А Люда повертела письмо, сунула его под чашку с чаем, взялась за книгу, но снова ее оставила, чтобы перечитать адрес и присмотреться к почерку. Желтый отпечаток, оставленный донышком чашки, придавал конверту неряшливый вид, и это как будто оправдывало пренебрежительное отношение к посланию Трескина — Люда досадливо швырнула его на стол и решила спать.

Был душный вечер, в открытое окно не проникало ни малейшего дуновения. Выдерживая характер, Люда лежала в омертвелой неподвижности с полчаса, потом резко и злобно завозилась, спряталась под простыней с головой. Но и там не находила она защиты и не могла уснуть. Письмо Трескина значило, что не все еще кончено, от этого возникала какая-то усталая обида непонятно на что, Люда знала, что не нуждается в извинениях, что искусные или неискусные словоплетения Трескина ничего не изменят, потому что невозможно заместить словами то, что ты почувствовал и увидел воочию. Она знала, что чувство ее, то, как определился и обозначил себя в ее душе Трескин, есть нечто окончательное и бесповоротное, иное возможно лишь как обман или самообман. Казалось, это должно было быть понятным и Трескину — чего он хочет? Письмо его значило также еще и то, что, понимая очевидность, бесповоротность чувства, он ощущал в себе, за собой нечто такое, что позволяло ему пренебрегать очевидным.

И это было тем более унизительно, что, разглядывая себя с этой точки зрения, то есть оглядывая себя чужими глазами, глазами Трескина, она испытывала нехорошее ощущение пустоты и бессилия, начинала ощущать, что ей и в самом деле нечего Трескину противопоставить…

На следующий день, вечером, Людина подруга Майка обнаружила залитое чаем письмо там, где оно и было брошено, — на кухонном столе.
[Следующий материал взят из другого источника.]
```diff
diff --git a/lio-mapping_amd/csrc/vox_rank.h b/lio-mapping_amd/csrc/vox_rank.h
--- /dev/null
+++ b/lio-mapping_amd/csrc/vox_rank.h
@@ -0,0 +1,89 @@
+#pragma once
+#include <cstddef>
+#include <cstdint>
+
+#if defined(__HIPCC__)
+#define VOX_HD __host__ __device__ __forceinline__
+#else
+#define VOX_HD inline
+#endif
+
+#define VOX_SORT_TILE 4096
+#define VOX_SORT_STRIDE 32
+#define VOX_RANK_MAX_N 262144
+#define VOX_SORT_SAMPLES (VOX_SORT_TILE / VOX_SORT_STRIDE)
+#define VOX_RANK_MAX_TILES (VOX_RANK_MAX_N / VOX_SORT_TILE)
+#define VOX_RANK_WINDOW 128
+
+static_assert(VOX_SORT_TILE % VOX_SORT_STRIDE == 0 && VOX_RANK_MAX_N % VOX_SORT_TILE == 0, "tiles hold whole strides, the cap whole tiles");
+static_assert(VOX_SORT_STRIDE % 4 == 0 && (VOX_SORT_SAMPLES & (VOX_SORT_SAMPLES - 1)) == 0, "a stride is whole 16-byte loads; the sample search halves its step");
+static_assert(VOX_RANK_MAX_N / VOX_SORT_STRIDE * 4 <= 64 * 1024, "the sample table is static LDS");
+
+namespace lio {
+
+VOX_HD int vox_sort_tiles(int n) { return (n + VOX_SORT_TILE - 1) / VOX_SORT_TILE; }
+VOX_HD int vox_sort_tile_len(int n, int tile) { const int r = n - tile * VOX_SORT_TILE; return r < VOX_SORT_TILE ? r : VOX_SORT_TILE; }
+
+VOX_HD uint32_t vox_front_key(uint32_t k, bool upper, bool &all) {
+  all = upper && k == 0xFFFFFFFFu;
+  return upper && !all ? k + 1u : k;
+}
+
+struct alignas(16) VoxKey4 { uint32_t v[4]; } __attribute__((may_alias));
+
+VOX_HD int vox_tile_bound(const uint32_t *samples, const uint32_t *tile_keys, int len, uint32_t k, bool upper) {
+  bool all;
+  const uint32_t front = vox_front_key(k, upper, all);
+  if (all) return len;
+  const int ns = (len + VOX_SORT_STRIDE - 1) / VOX_SORT_STRIDE;
+  int c = 0;
+  for (int s = VOX_SORT_SAMPLES; s > 0; s >>= 1) {
+    const int p = c + s;
+    if (p <= ns && samples[p - 1] < front) c = p;
+  }
+  if (c == 0) return 0;
+  const int base = (c - 1) * VOX_SORT_STRIDE;
+  const VoxKey4 *b4 = reinterpret_cast<const VoxKey4 *>(tile_keys + base);
+  int q = 0;
+#if defined(__HIPCC__)
+#pragma unroll
+#endif
+  for (int j = 0; j < VOX_SORT_STRIDE / 4; ++j) {
+    if (base + 4 * j < len) {
+      const VoxKey4 g = b4[j];
+      for (int t = 0; t < 4; ++t) q += (base + 4 * j + t < len && g.v[t] < front) ? 1 : 0;
+    }
+  }
+  return base + q;
+}
+
+#define VOX_RANK_TILE_GROUPS (VOX_SORT_TILE / 64)
+VOX_HD int vox_rank_group(int len) { const int w = len / VOX_RANK_TILE_GROUPS; return w < 1 ? 1 : w; }
+VOX_HD int vox_rank_groups(int len) { const int w = vox_rank_group(len); return (len + w - 1) / w; }
+VOX_HD int vox_rank_total_groups(int n) {
+  const int last = vox_sort_tiles(n) - 1;
+  return last * VOX_RANK_TILE_GROUPS + vox_rank_groups(vox_sort_tile_len(n, last));
+}
+
+VOX_HD int vox_rank_dest(const uint32_t *keys, const uint32_t *samples, int n, int tile, int i_in_tile, uint32_t k) {
+  int dest = i_in_tile;
+  const int ntiles = vox_sort_tiles(n);
+  for (int r = 0; r < ntiles; ++r) {
+    if (r == tile) continue;
+    dest += vox_tile_bound(samples + size_t(r) * VOX_SORT_SAMPLES, keys + size_t(r) * VOX_SORT_TILE, vox_sort_tile_len(n, r), k, r < tile);
+  }
+  return dest;
+}
+
+template <int W, int B, class Fetch>
+VOX_HD void vox_count_windows(Fetch fetch, const uint32_t (&front)[B], int (&pos)[B]) {
+  static_assert((W & (W - 1)) == 0, "the step halves");
+  for (int b = 0; b < B; ++b) pos[b] = 0;
+  for (int s = W / 2; s > 0; s >>= 1)
+    for (int b = 0; b < B; ++b)
+      if (fetch(b, pos[b] + s - 1) < front[b]) pos[b] += s;
+  for (int b = 0; b < B; ++b)
+    if (fetch(b, pos[b]) < front[b]) pos[b] += 1;
+}
+
+}
```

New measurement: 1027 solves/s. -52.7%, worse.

— Письма от миллионеров неделями валяются у нее нераспечатанными, — иронически улыбнулась Майка, приятная толстушка, ничуть, похоже, не страдавшая ни от излишней своей полноты, ни от сломанного как будто посередине маленького вздернутого носика и маленьких глазок.

— Прочти, если это тебе интересно, — пожала плечами Люда.

Майка жеманилась не особенного долго: заставила Люду повторить предложение и тотчас же вскрыла конверт.

— Ну что? — ровным тоном осведомилась Люда, когда Майка перевернула последний листик. — Увлекательно?

Во взгляде Майки, каким смотрела она на подругу, читалось мудрое всезнание много пережившей женщины, казалось, она проницала Люду со всем ее легковесным опытом насквозь. Так с грустной любовью взрослый глядит на ребенка.

— Извинения на трех страницах, — сказала Майка, не видя необходимости уговаривать. — Будешь читать?

— Зачем? Ты все сказала: извинения на трех страницах.

— Так, может, мне письмо выбросить? — осведомилась Майка не без вызова — манерное поведение подруги заставляло ее уже терять терпение.

— Порви, — коротко ответила Люда.

Медленно-медленно, дразнящим движением, не спуская с подруги глаз в готовности остановиться по первому знаку, Майка принялась раздирать бумагу.

— В очень приличных выражениях изъясняется твой Трескин, — говорила она тем временем, — у миллионера твоего достойный слог. Право, это стоило бы прочесть просто из любопытства.

— Что ж, я рада, что все так пристойно кончилось.

И больше Майка от Люды ничего не добилась.

Оставшись одна, Люда первым делом вынесла ведро и спустила хлопья исписанных листов в мусоропровод. Расправившись таким образом с остатками Трескина, она стала ожидать второго письма. Это была всего лишь предосторожность: просматривая почту, Люда рассчитывала выловить конверт прежде, чем он попадет в руки матери. Когда из сложенной газеты выпало надписанное знакомым почерком письмо, Люда не удивилась. Досадливо застучало сердце, вот и все. Она ожидала письма, но так и не нашла времени определиться, что же с ним делать. Может быть, это было уже и глупо, но из одного упрямства она сунула конверт под чашку и больше не трогала его до прихода подруги.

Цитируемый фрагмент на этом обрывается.